The Menge decisionIn a Nov. 27, 2006, decision terminating the Point Thomson unit, then-DNR Commissioner Menge said: “There is no existing certified PTU well capable of producing in paying quantities. A PTU production well has never been drilled. No certified PTU well exists today.”
Menge said that because discovery exploration wells have been plugged and abandoned, none of them are capable of producing in paying quantities today. With the exception of the Sourdough No. 2, all of the certifications were issued in the 1970s and 1980s, the commissioner said, and all of the certified wells have been plugged and abandoned.
This issue was not raised when then-Director of the Division of Oil and Gas Mark Myers put the Point Thomson unit in default in 2005.
The state’s early DL-1 oil and gas lease forms do not require a plan of development for a lease with a well capable of producing in paying quantities to be continued beyond its primary term; new-form leases have this requirement.

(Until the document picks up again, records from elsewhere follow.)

template <bool DOWN>
__device__ __forceinline__ void fwd_store(const FArgs& a, const f32x16& accA, const f32x16& accB, const f32x16& accDA,
                                          const f32x16& accDB, int R, int ox, int h, int k0, int NR) {
    const int b = R / a.Ho, oy = R - b * a.Ho;
    if (R < NR && ox < a.Wo) {
        const size_t HWo = (size_t)a.Ho * a.Wo;
        const size_t o = ((size_t)b * a.Cout + k0) * HWo + (size_t)oy * a.Wo + ox;
#pragma unroll
        for (int v = 0; v < 16; ++v) {
            const int i = 8 * (v >> 2) + 4 * h + (v & 3);
            float ya = accA[v], yb = accB[v];
            if (a.shift3) {
                ya += a.shift3[k0 + i];
                yb += a.shift3[k0 + i + 32];
            }
            if (a.relu3) {
                ya = fmaxf(ya, 0.f);
                yb = fmaxf(yb, 0.f);
            }
            a.y3[o + (size_t)i * HWo] = ya;
            a.y3[o + (size_t)(i + 32) * HWo] = yb;
            if constexpr (DOWN) {
                float da = accDA[v], db = accDB[v];
                if (a.shiftd) {
                    da += a.shiftd[k0 + i];
                    db += a.shiftd[k0 + i + 32];
                }
                a.yd[o + (size_t)i * HWo] = da;
                a.yd[o + (size_t)(i + 32) * HWo] = db;
            }
        }
    }
}

template <bool DOWN>
__global__ __launch_bounds__(NT, 2) void down_conv_fwd_kernel(const FArgs a) {
    __shared__ float patch[CK * F_PLANE];
    __shared__ __attribute__((aligned(16))) float wt[A_ELEMS];
    __shared__ __attribute__((aligned(16))) float wdl[D_ELEMS];
    const int tid = threadIdx.x, lane = tid & 63, wv = tid >> 6, n = lane & 31, h = lane >> 5;
    int q = blockIdx.x;
    const int kt = q % a.gk;
    q /= a.gk;
    const int bxi = q % a.gx, rt = q / a.gx;
    const int R0 = rt * TR, ox0 = bxi * TC, k0 = kt * 64;
    const int ix0 = 2 * ox0 - 1, NR = a.B * a.Ho;
    const unsigned HW = (unsigned)(a.H * a.W);
    const rsrc_t rx = make_rsrc(a.x, (unsigned)a.B * (unsigned)a.Cin * HW * 4u);
    const rsrc_t rw = make_rsrc(a.w3, (unsigned)a.Cout * (unsigned)a.Cin * 36u);
    const rsrc_t rd = make_rsrc(DOWN ? a.wd : a.w3, (unsigned)a.Cout * (unsigned)a.Cin * 4u);

    unsigned po[F_NP], wo[A_NW], dofs[D_NW];
#pragma unroll
    for (int i = 0; i < F_NP; ++i) {
        const int e = tid + i * NT, c = e / F_PEL, rem = e - c * F_PEL, r = rem / F_PC, cc = rem - r * F_PC;
        const int R = R0 + r / 3, bb = R / a.Ho, oy = R - bb * a.Ho;
        const int iy = 2 * oy - 1 + r % 3, ix = ix0 + cc;
        const bool ok = e < CK * F_PEL && R < NR && iy >= 0 && iy < a.H && ix >= 0 && ix < a.W;
        po[i] = ok ? ((unsigned)(bb * a.Cin + c) * HW + (unsigned)(iy * a.W + ix)) * 4u : OOB;
    }
    filter_offsets(tid, k0, a.Cin, wo, dofs);

    float rp[F_NP], rwv[A_NW], rdv[D_NW];
    auto fetch = [&](const int c0) __attribute__((always_inline)) {
        const unsigned sp = (unsigned)c0 * HW * 4u, sw = (unsigned)c0 * 36u, sd = (unsigned)c0 * 4u;
#pragma unroll
        for (int i = 0; i < F_NP; ++i) rp[i] = ldb(rx, po[i], sp);
#pragma unroll
        for (int i = 0; i < A_NW; ++i) rwv[i] = ldb(rw, wo[i], sw);
        if constexpr (DOWN) {
#pragma unroll
            for (int i = 0; i < D_NW; ++i) rdv[i] = ldb(rd, dofs[i], sd);
        }
    };
    auto commit = [&]() __attribute__((always_inline)) {
#pragma unroll
        for (int i = 0; i < F_NP; ++i) {
            const int e = tid + i * NT;
            if (i < F_NP - 1 || e < CK * F_PEL) patch[e + e / F_PEL] = rp[i];
        }
#pragma unroll
        for (int i = 0; i < A_NW; ++i) wt[tid + i * NT] = rwv[i];
        if constexpr (DOWN) {
#pragma unroll
            for (int i = 0; i < D_NW; ++i) wdl[tid + i * NT] = rdv[i];
        }
    };

    f32x16 accA, accB, accDA, accDB;
#pragma unroll
    for (int v = 0; v < 16; ++v) accA[v] = accB[v] = accDA[v] = accDB[v] = 0.f;
    const float* pb = patch + h * F_PLANE + (3 * wv) * F_PC + 2 * n;
    const float* aA = wt + (n * 2 + h) * A_PITCH;
    const float* aB = aA + 32 * 2 * A_PITCH;
    const float* dA = wdl + (n * 2 + h) * NPAIR;
    const float* dB = dA + 32 * 2 * NPAIR;

    const int chunks = a.Cin / CK;
    fetch(0);
    for (int ch = 0; ch < chunks; ++ch) {
        __syncthreads();
        commit();
        __syncthreads();
        if (ch + 1 < chunks) fetch((ch + 1) * CK);
        float4 da = make_float4(0.f, 0.f, 0.f, 0.f), db = da;
        if constexpr (DOWN) {
            da = *reinterpret_cast<const float4*>(dA);
            db = *reinterpret_cast<const float4*>(dB);
        }
#pragma unroll
        for (int t = 0; t < 9; ++t) {
            const float4 wa = *reinterpret_cast<const float4*>(aA + 4 * t);
            const float4 wb = *reinterpret_cast<const float4*>(aB + 4 * t);
            const float was[4] = {wa.x, wa.y, wa.z, wa.w}, wbs[4] = {wb.x, wb.y, wb.z, wb.w};
            const float das[4] = {da.x, da.y, da.z, da.w}, dbs[4] = {db.x, db.y, db.z, db.w};
#pragma unroll
            for (int p = 0; p < NPAIR; ++p) {
                const float bv = pb[2 * p * F_PLANE + (t / 3) * F_PC + (t % 3)];
                accA = __builtin_amdgcn_mfma_f32_32x32x2f32(was[p], bv, accA, 0, 0, 0);
                accB = __builtin_amdgcn_mfma_f32_32x32x2f32(wbs[p], bv, accB, 0, 0, 0);
                if (DOWN && t == 4) {
                    accDA = __builtin_amdgcn_mfma_f32_32x32x2f32(das[p], bv, accDA, 0, 0, 0);
                    accDB = __builtin_amdgcn_mfma_f32_32x32x2f32(dbs[p], bv, accDB, 0, 0, 0);
                }
            }
        }
    }
    fwd_store<DOWN>(a, accA, accB, accDA, accDB, R0 + wv, ox0 + n, h, k0, NR);
}

constexpr int FW_WPR = 17, FW_SUB = 2 * FW_WPR, FW_ROW = 2 * FW_SUB;
constexpr int FW_PLANE = 864;
constexpr int FW_NWORD = CK * F_PR * FW_WPR;
constexpr int FW_NP = (FW_NWORD + NT - 1) / NT;
static_assert(FW_PLANE >= F_PR * FW_ROW && FW_PLANE % 64 == 32, "plane pitch");

template <bool DOWN>
__global__ __launch_bounds__(NT, 2) void down_conv_fwd_wide_kernel(const FArgs a) {
    __shared__ __attribute__((aligned(16))) float patch[CK * FW_PLANE];
    __shared__ f32x4 wimg[2 * IMG_WORDS];
    const int tid = threadIdx.x, lane = tid & 63, wv = tid >> 6, n = lane & 31, h = lane >> 5;
    int q = blockIdx.x;
    const int kt = q % a.gk;
    q /= a.gk;
    const int bxi = q % a.gx, rt = q / a.gx;
    const int R0 = rt * TR, ox0 = bxi * TC, k0 = kt * 64;
    const int NR = a.B * a.Ho, nch = a.Cin / CK;
    const unsigned HW = (unsigned)(a.H * a.W);
    const rsrc_t rx = make_rsrc(a.x, (unsigned)a.B * (unsigned)a.Cin * HW * 4u);
    const rsrc_t ri = make_rsrc(a.w3, (unsigned)(a.Cout / 32) * (unsigned)nch * (unsigned)(IMG_G * 4));

    unsigned po[FW_NP];
    int lo[FW_NP];
#pragma unroll
    for (int i = 0; i < FW_NP; ++i) {
        const int e = tid + i * NT, c = e / (F_PR * FW_WPR), rem = e - c * (F_PR * FW_WPR), r = rem / FW_WPR, w = rem - r * FW_WPR;
        const int R = R0 + r / 3, bb = R / a.Ho, oy = R - bb * a.Ho;
        const int iy = 2 * oy - 1 + r % 3, ix = 2 * ox0 - 4 + 4 * w;
        const bool ok = e < FW_NWORD && R < NR && iy >= 0 && iy < a.H && ix >= 0 && ix < a.W;
        po[i] = ok ? ((unsigned)(bb * a.Cin + c) * HW + (unsigned)(iy * a.W + ix)) * 4u : OOB;
        lo[i] = c * FW_PLANE + r * FW_ROW + 2 * w;
    }
    const unsigned wofs = (unsigned)tid * 16u;
    const unsigned gstep = (unsigned)nch * (unsigned)(IMG_G * 4);
    const unsigned g0 = (unsigned)(2 * kt) * gstep;

    f32x4 rp[FW_NP], rw[2 * IMG_NW];
    auto fetch = [&](const int ch) __attribute__((always_inline)) {
        const unsigned sp = (unsigned)(ch * CK) * HW * 4u;
#pragma unroll
        for (int i = 0; i < FW_NP; ++i) rp[i] = ldb4(rx, po[i], sp);
        const unsigned sw = g0 + (unsigned)ch * (unsigned)(IMG_G * 4);
#pragma unroll
        for (int g = 0; g < 2; ++g)
#pragma unroll
            for (int j = 0; j < IMG_NW; ++j)
                rw[g * IMG_NW + j] = ldb4(ri, ((j + 1) * NT <= IMG_WORDS || j * NT + tid < IMG_WORDS) ? wofs + (unsigned)(j * NT * 16) : OOB,
                                          sw + (unsigned)g * gstep);
    };
    auto commit = [&]() __attribute__((always_inline)) {
#pragma unroll
        for (int i = 0; i < FW_NP; ++i) {
            if (i < FW_NP - 1 || tid + i * NT < FW_NWORD) {
                *reinterpret_cast<float2*>(patch + lo[i]) = make_float2(rp[i][0], rp[i][2]);
                *reinterpret_cast<float2*>(patch + lo[i] + FW_SUB) = make_float2(rp[i][1], rp[i][3]);
            }
        }
#pragma unroll
        for (int g = 0; g < 2; ++g)
#pragma unroll
            for (int j = 0; j < IMG_NW; ++j)
                if ((j + 1) * NT <= IMG_WORDS || j * NT + tid < IMG_WORDS) wimg[g * IMG_WORDS + j * NT + tid] = rw[g * IMG_NW + j];
    };

    f32x16 accA, accB, accDA, accDB;
#pragma unroll
    for (int v = 0; v < 16; ++v) accA[v] = accB[v] = accDA[v] = accDB[v] = 0.f;
    const float* pb = patch + h * FW_PLANE + (3 * wv) * FW_ROW + n;
    const float* wf = reinterpret_cast<const float*>(wimg);
    const float* aA = wf + (n * 2 + h) * A_PITCH;
    const float* aB = aA + IMG_G;
    const float* dA = wf + IMG_A + (n * 2 + h) * NPAIR;
    const float* dB = dA + IMG_G;

    fetch(0);
    for (int ch = 0; ch < nch; ++ch) {
        __syncthreads();
        commit();
        __syncthreads();
        if (ch + 1 < nch) fetch(ch + 1);
        float4 da = make_float4(0.f, 0.f, 0.f, 0.f), db = da;
        if constexpr (DOWN) {
            da = *reinterpret_cast<const float4*>(dA);
            db = *reinterpret_cast<const float4*>(dB);
        }
#pragma unroll
        for (int t = 0; t < 9; ++t) {
            const float4 wa = *reinterpret_cast<const float4*>(aA + 4 * t);
            const float4 wb = *reinterpret_cast<const float4*>(aB + 4 * t);
            const float was[4] = {wa.x, wa.y, wa.z, wa.w}, wbs[4] = {wb.x, wb.y, wb.z, wb.w};
            const float das[4] = {da.x, da.y, da.z, da.w}, dbs[4] = {db.x, db.y, db.z, db.w};
            const int kx = t % 3, off = (t / 3) * FW_ROW + (kx == 1 ? 2 : FW_SUB + (kx == 0 ? 1 : 2));
#pragma unroll
            for (int p = 0; p < NPAIR; ++p) {
                const float bv = pb[2 * p * FW_PLANE + off];
                accA = __builtin_amdgcn_mfma_f32_32x32x2f32(was[p], bv, accA, 0, 0, 0);
                accB = __builtin_amdgcn_mfma_f32_32x32x2f32(wbs[p], bv, accB, 0, 0, 0);
                if (DOWN && t == 4) {
                    accDA = __builtin_amdgcn_mfma_f32_32x32x2f32(das[p], bv, accDA, 0, 0, 0);
                    accDB = __builtin_amdgcn_mfma_f32_32x32x2f32(dbs[p], bv, accDB, 0, 0, 0);
                }
            }
        }
    }
    fwd_store<DOWN>(a, accA, accB, accDA, accDB, R0 + wv, ox0 + n, h, k0, NR);
}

“Whatever the merits of the certifications when they were originally issued, the suggestions in the Director’s Decision that certified wells exist today or that the prior certifications of now non-existent exploration wells indefinitely extend the term of the leases upon which they were drilled or that the PTU should be treated as a unit with certified wells is disapproved and reversed in this Commissioner’s Decision,” Menge said. “Those suggestions are not supported by the facts. There are no certified wells in the unit capable of producing in paying quantities. All the wells which were certified have been plugged and abandoned. Inconsistent findings and statements in the Director’s Decision on certified wells are hereby disapproved.”
Exxon on well productionIrwin asked during the lease termination hearing what would happen if he required the certified wells at Point Thomson to be put on production.
ExxonMobil drilling engineering manager Bill Meeks said in an affidavit that he has reviewed the manner in which each of the 10 wells capable of producing in paying quantities was plugged.
“I am confident that we can re-enter each of these wells and put them on production,” he said.
He provided detail on how each of the 10 wells could be re-entered and said that given the procedures described, and without permitting delays, ExxonMobil may be able to re-enter and do the described remedial work in less time than it would take to drill a new well, but it may take longer to put the wells on production because most of them would require flowlines, control lines and mainland roads to connect them to a production facility. The production facilities will not be completed until the end of 2014.
For most of the wells, costs could be comparable to new wells, estimated at $100 million to $150 million per well at Point Thomson, he said.
Meeks also said in his affidavit that re-entering the 10 wells capable of producing in paying quantities “is not the optimal way to develop this resource” because the re-entered wells would have lower delivery potential due to smaller tubing strings.
“They will also have a greater environmental footprint than a more centralized development,” he said. “The wells planned for the nine-well drilling program are designed to accommodate all types of production from the reservoir and will have high production capacity aimed at maximizing production. That is a more efficient way to develop the resource.”